> Assignment
Go through the lines below and copy any that hold the string "None".

Stored data entries
____________

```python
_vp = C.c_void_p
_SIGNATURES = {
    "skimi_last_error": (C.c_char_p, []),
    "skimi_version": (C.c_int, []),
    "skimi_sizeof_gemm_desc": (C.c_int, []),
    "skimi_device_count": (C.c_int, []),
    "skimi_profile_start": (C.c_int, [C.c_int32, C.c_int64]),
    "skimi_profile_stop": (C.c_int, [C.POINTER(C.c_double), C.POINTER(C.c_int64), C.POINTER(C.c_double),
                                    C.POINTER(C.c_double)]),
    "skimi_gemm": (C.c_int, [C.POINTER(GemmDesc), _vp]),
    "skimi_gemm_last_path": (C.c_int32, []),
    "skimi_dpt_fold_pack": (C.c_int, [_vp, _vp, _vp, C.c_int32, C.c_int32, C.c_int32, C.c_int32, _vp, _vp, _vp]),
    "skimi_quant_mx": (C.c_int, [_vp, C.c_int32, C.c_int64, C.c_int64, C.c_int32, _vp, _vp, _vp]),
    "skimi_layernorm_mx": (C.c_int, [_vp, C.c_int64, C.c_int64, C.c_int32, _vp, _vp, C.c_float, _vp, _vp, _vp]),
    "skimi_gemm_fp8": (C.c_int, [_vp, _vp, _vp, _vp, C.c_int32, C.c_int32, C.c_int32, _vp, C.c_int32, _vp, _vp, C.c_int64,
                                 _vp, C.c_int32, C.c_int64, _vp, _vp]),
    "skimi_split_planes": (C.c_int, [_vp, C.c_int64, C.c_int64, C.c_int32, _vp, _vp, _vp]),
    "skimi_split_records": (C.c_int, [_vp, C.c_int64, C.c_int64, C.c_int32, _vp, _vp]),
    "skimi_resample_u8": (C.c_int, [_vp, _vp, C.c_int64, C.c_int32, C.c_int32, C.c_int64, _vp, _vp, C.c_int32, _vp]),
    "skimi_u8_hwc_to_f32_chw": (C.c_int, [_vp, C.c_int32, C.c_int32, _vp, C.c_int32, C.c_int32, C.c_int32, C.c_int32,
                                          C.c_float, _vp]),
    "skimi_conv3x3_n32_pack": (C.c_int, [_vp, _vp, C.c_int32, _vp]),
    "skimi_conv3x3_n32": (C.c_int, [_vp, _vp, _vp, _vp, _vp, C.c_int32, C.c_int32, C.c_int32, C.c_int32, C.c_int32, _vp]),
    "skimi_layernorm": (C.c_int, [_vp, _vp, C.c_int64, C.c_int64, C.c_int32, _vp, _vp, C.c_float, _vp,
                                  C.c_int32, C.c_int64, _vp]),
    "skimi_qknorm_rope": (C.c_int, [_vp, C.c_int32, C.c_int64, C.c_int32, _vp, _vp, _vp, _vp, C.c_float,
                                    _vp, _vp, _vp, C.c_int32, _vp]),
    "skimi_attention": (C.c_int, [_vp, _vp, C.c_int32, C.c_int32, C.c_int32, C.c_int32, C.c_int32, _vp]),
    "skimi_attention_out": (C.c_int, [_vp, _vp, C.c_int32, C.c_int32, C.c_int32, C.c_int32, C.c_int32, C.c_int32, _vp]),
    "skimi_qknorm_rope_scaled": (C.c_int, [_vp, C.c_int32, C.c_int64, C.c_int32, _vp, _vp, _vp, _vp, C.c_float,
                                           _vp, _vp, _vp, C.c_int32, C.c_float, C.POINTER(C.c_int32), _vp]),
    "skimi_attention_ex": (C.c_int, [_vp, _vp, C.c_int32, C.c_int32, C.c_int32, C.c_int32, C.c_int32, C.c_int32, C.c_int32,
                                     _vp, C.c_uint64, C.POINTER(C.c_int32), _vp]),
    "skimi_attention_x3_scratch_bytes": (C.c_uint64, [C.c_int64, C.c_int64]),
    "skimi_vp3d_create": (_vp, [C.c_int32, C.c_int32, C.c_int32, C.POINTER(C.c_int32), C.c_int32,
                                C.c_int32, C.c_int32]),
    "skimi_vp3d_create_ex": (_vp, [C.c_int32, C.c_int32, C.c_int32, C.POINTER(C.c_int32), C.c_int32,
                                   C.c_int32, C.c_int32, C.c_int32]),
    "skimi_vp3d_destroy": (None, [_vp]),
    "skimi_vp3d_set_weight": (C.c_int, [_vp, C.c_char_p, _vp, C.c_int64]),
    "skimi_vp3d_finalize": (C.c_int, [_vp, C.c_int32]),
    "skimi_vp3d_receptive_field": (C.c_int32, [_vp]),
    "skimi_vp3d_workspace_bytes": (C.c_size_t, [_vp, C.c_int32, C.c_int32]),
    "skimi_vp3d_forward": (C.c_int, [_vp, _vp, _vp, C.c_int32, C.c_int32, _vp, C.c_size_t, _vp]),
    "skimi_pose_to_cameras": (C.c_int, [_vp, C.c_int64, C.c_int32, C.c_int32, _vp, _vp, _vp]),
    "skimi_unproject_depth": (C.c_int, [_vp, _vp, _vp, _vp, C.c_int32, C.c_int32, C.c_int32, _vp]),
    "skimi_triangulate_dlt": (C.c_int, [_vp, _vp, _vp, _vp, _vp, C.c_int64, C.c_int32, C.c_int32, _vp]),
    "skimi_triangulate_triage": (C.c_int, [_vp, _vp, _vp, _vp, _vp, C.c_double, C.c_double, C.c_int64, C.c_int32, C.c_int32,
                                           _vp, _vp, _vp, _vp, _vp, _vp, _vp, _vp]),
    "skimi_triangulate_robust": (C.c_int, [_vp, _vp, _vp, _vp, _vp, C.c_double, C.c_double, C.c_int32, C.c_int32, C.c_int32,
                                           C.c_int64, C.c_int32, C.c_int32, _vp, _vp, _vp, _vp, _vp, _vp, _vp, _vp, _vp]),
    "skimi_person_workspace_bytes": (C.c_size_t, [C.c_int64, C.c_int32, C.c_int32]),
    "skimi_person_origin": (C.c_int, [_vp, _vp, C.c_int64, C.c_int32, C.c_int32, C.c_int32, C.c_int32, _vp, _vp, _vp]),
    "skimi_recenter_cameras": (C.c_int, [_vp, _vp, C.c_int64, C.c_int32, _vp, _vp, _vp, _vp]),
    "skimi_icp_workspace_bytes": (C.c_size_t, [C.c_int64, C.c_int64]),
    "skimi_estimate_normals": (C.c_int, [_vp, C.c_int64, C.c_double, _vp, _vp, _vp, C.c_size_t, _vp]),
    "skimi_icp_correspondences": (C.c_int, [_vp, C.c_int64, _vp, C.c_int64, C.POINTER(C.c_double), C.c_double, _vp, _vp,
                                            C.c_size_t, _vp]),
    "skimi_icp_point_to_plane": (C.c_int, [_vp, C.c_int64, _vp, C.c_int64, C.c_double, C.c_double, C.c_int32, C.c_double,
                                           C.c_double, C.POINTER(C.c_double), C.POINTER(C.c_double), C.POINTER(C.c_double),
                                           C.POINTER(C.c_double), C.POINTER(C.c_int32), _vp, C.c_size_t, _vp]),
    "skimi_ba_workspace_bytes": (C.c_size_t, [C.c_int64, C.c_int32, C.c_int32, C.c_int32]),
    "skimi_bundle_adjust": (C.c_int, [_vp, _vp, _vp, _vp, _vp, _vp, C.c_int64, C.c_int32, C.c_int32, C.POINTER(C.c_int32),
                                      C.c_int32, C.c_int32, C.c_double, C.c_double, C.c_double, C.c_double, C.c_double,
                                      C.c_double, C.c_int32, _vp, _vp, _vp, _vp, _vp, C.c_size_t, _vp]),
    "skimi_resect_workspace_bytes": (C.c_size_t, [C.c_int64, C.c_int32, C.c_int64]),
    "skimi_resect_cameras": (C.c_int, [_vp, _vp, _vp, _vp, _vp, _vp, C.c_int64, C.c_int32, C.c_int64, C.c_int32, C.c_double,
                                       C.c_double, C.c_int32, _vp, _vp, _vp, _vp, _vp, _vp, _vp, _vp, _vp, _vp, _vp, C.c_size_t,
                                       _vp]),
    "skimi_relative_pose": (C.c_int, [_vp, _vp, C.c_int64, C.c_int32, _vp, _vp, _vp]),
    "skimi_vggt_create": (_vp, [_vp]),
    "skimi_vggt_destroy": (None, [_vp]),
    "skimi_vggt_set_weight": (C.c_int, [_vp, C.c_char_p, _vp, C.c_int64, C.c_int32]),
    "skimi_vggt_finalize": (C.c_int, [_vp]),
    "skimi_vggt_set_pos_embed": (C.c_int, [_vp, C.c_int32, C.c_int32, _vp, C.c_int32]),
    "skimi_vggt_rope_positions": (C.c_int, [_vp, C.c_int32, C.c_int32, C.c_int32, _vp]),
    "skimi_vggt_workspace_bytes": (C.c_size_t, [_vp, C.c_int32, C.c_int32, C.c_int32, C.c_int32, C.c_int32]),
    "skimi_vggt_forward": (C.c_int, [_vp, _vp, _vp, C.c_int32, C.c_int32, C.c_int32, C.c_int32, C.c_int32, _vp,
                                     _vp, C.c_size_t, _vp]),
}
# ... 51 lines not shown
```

____________

> Answer space
    "skimi_vp3d_destroy": (None, [_vp]),
    "skimi_vggt_destroy": (None, [_vp]),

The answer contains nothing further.